Some of this is real. AI can certainly generate git-svn commands. It can write hook scripts. It can translate Subversion path-based permissions into Git's closest equivalent, which involves splitting repositories. It can explain to the confused senior developer what git rebase does, in terms they understand, at two in the morning when the migration has gone sideways and nobody else is awake.

But the deeper question is whether AI changes the calculus of migration itself. If an AI assistant can insulate your team from Git's complexity, translating their intentions into commands, resolving their merge conflicts, managing their branches, do they need to understand Git at all? And if they do not understand it, are they really using Git, or are they using a wrapper that happens to store data in Git format?

This circles back to the question we raised two episodes ago. AI as translator between a complex tool and the people trying to use it. For migration, the question is sharper. The whole point of migrating to Git was supposed to be gaining access to Git's power: cheap branching, distributed collaboration, powerful merging. If the team never learns those things because an AI handles them, the migration was a costume change. New tool, same workflow. The cost was real and the benefit was a checkbox on a compliance form.

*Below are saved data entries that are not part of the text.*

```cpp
constexpr int SCAT_STAGE = 4096;
__global__ void __launch_bounds__(64) expand_scatter_kernel(const uint32_t* __restrict__ cell_start, const uint32_t* __restrict__ cell_chunk0, int ncells,
                                                            int cgx, int gx, int gy, const uint4* __restrict__ cent,
                                                            const uint32_t* __restrict__ chunk_pref, const uint32_t* __restrict__ tile_start,
                                                            uint32_t cap, uint32_t* __restrict__ point_list)
{
    __shared__ uint32_t s_id[XCHUNK / 64][64];
    __shared__ uint8_t s_out[SCAT_STAGE];
    const uint32_t ch = blockIdx.x;
    if (ch >= cell_chunk0[ncells]) return;
    const int lane = threadIdx.x;
    const int cell = cell_of_chunk(cell_chunk0, ncells, ch);
    const uint32_t i0 = cell_start[cell] + (ch - cell_chunk0[cell]) * XCHUNK, i1 = min(cell_start[cell + 1], i0 + XCHUNK);
    const int tx = (cell % cgx) * CB + (lane & 7), ty = (cell / cgx) * CB + (lane >> 3);
    const uint32_t slot0 = (tx < gx && ty < gy) ? tile_start[ty * gx + tx] + chunk_pref[(size_t)ch * 64 + lane] : 0u;
    uint32_t mlo[XCHUNK / 64], mhi[XCHUNK / 64];
#pragma unroll
    for (int rd = 0; rd < XCHUNK / 64; rd++) {
        const uint32_t i = i0 + (uint32_t)rd * 64 + lane;
        const uint4 e = (i < i1) ? cent[i] : make_uint4(0u, 0u, 0u, 0u);
        mlo[rd] = e.z; mhi[rd] = e.w;
        s_id[rd][lane] = e.x;
    }
    const BitTransposeConsts btc = bit_transpose_consts(lane);
    uint32_t n = 0;
#pragma unroll
    for (int rd = 0; rd < XCHUNK / 64; rd++) {
        if (i0 + (uint32_t)rd * 64 < i1) wave_bit_transpose64(mlo[rd], mhi[rd], btc);
        n += (uint32_t)__popc(mlo[rd]) + (uint32_t)__popc(mhi[rd]);
    }
    uint32_t inc = n;
#pragma unroll
    for (int d = 1; d < 64; d <<= 1) { const uint32_t o = (uint32_t)__shfl_up((int)inc, d, 64); if (lane >= d) inc += o; }
    const uint32_t total = (uint32_t)__builtin_amdgcn_readlane((int)inc, 63);
    const bool staged = total <= (uint32_t)SCAT_STAGE;
    const uint32_t base = inc - n;
    __syncthreads();
    uint32_t k = staged ? base : slot0;
#pragma unroll
    for (int rd = 0; rd < XCHUNK / 64; rd++) {
#pragma unroll
        for (int half = 0; half < 2; half++) {
            uint32_t bits = half ? mhi[rd] : mlo[rd];
            while (bits != 0u) {
                const int l = __builtin_ctz(bits) + 32 * half;
                bits &= bits - 1u;
// ... 87 lines not shown
```

ibgs_amd/csrc/render_bwd.hip:

```cpp
#include "common.h"
#include <stdlib.h>
#include "wave_reduce.h"
#include <type_traits>

namespace ibgs {

struct BwdParams {
    const uint32_t* ranges; const uint32_t* point_list; const float4* rec;
    Cam cam;
    int ntiles;
    TileMap tmap;
    int n_src; int tex_quant;
    int power_skip;
    const uint32_t* tile_risky;
    const float* ref_to_src; const float4* src_rgba;
    const float* final_T; const uint32_t* n_contrib; const float* sum_w; const uint32_t* low_high;
    const int32_t* valid_idx; const float* valid_w;
    const float* depth_pixels; const float* warped_pixels;
    const float* dL_dcolor; const float* dL_dnormal; const float* dL_ddepth; const float* dL_dwarped;
    float* gacc;
    int tab_slots;
    const uint32_t* slot_c; const uint32_t* meta; float* tab;
    const uint32_t* order;
    int slab_ipt;
// ... 643 lines not shown
                        const float S0 = Q[0] + Q[1];
                        const float t = dx0 * S0;
                        v[0] = fmaf(-8.0f, Q[1], t); v[1] = dy0 * S0;
                        v[4] = fmaf(dx0, fmaf(-16.0f, Q[1], t), 64.0f * Q[1]);
                        v[5] = dy0 * v[0]; v[6] = dy0 * v[1];
                        v[7] = S0;
                    } else {
                        const float qdx = Q[0] * dx0, qdy = Q[0] * dy0;
                        v[0] = qdx; v[1] = qdy; v[4] = qdx * dx0; v[5] = qdx * dy0; v[6] = qdy * dy0; v[7] = Q[0];
                    }
                    v[2] = aX; v[3] = aY;
                    v[8] = vR; v[9] = vG; v[10] = vB; v[11] = vNx; v[12] = vNy; v[13] = vNz; v[14] = vD; v[15] = 0.f;
                    const float tot = wave_transpose_reduce16(v, lane);
                    const uint32_t id = __float_as_uint(q0.w);
                    if (col >= 0) {
                        if (p.slab) p.slab[((size_t)(r0 + k) * (p.slab_ipt ? p.slab_ipt : IPT) + (size_t)sub) * GACC_FLOATS + col] = tot;
                        else atomicAdd(p.gacc + (size_t)id * GACC_FLOATS + col, tot);
                    }
                }
            }
        };
        if (bg0) { if (stable) chunk(std::true_type{}, std::true_type{}); else chunk(std::false_type{}, std::true_type{}); }
        else { if (stable) chunk(std::true_type{}, std::false_type{}); else chunk(std::false_type{}, std::false_type{}); }
        __syncthreads();
        top -= count;
    }
}
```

The Ones Who Had No Choice

There is one more migration story worth telling, and it is the quietest one. In April two thousand nineteen, the Apache Software Foundation completed its migration to GitHub. Apache had been one of the last major open source organizations still running its own Subversion infrastructure. Hundreds of projects, decades of history, thousands of contributors. The migration was not driven by Git's technical superiority. It was driven by the fact that contributors expected Git and GitHub. Pull requests had become the universal language of open source contribution. A project hosted on Subversion was a project that was harder to contribute to, harder to discover, harder to integrate with the tools everyone else was using.

This is the force that drives most migrations. Not technical superiority. Social gravity. Git is where the developers are. GitHub is where the pull requests are. A team that stays on Subversion is not wrong, but they are increasingly alone. Their job postings say "experience with Git" because candidates expect it. Their new hires arrive already knowing Git, or at least knowing the three-command incantation. The cost of not migrating is measured in recruitment friction, in contributor attrition, in the slow drift toward irrelevance.

Season one of this show told the story of how Git was built. How Linus wrote it in two weeks. How Junio maintained it with quiet diligence. How GitHub turned it into the social network for code. And that story made it sound like adoption was about technical merit, about the right tool winning because it was the right tool.

Season two is telling a different story. Adoption is also about gravity. About network effects. About the cost of being different in an industry that standardized whether you were ready or not. The great migration is not a single event. It is an ongoing process, happening right now, in thousands of organizations. Some of them are doing it well. Some of them are doing it badly. Some of them are building virtual filesystems because the tool that won was not designed for their scale. And some of them are staring at a Subversion server, knowing they need to switch, not because Git is better for what they do, but because Git is what everyone else uses.

That is the tax. And everyone pays it, one way or another. That was episode twenty-five.

Git svn clone is the bridge between two worlds. Point it at a Subversion repository and it will rebuild the entire history as Git commits, one revision at a time. The branches come along, the tags come along, and when it finishes you have a Git repository that remembers where it came from. You can keep working in Git and push your changes back to the Subversion server with git svn dcommit, which is how teams migrate incrementally, one developer at a time. What it will not tell you is that the initial clone can take days for a large repository. That merge history rarely survives the translation. That file renames tracked explicitly in Subversion become heuristic guesses in Git. The bridge works. It is also the place where you first notice that these two systems do not think the same way.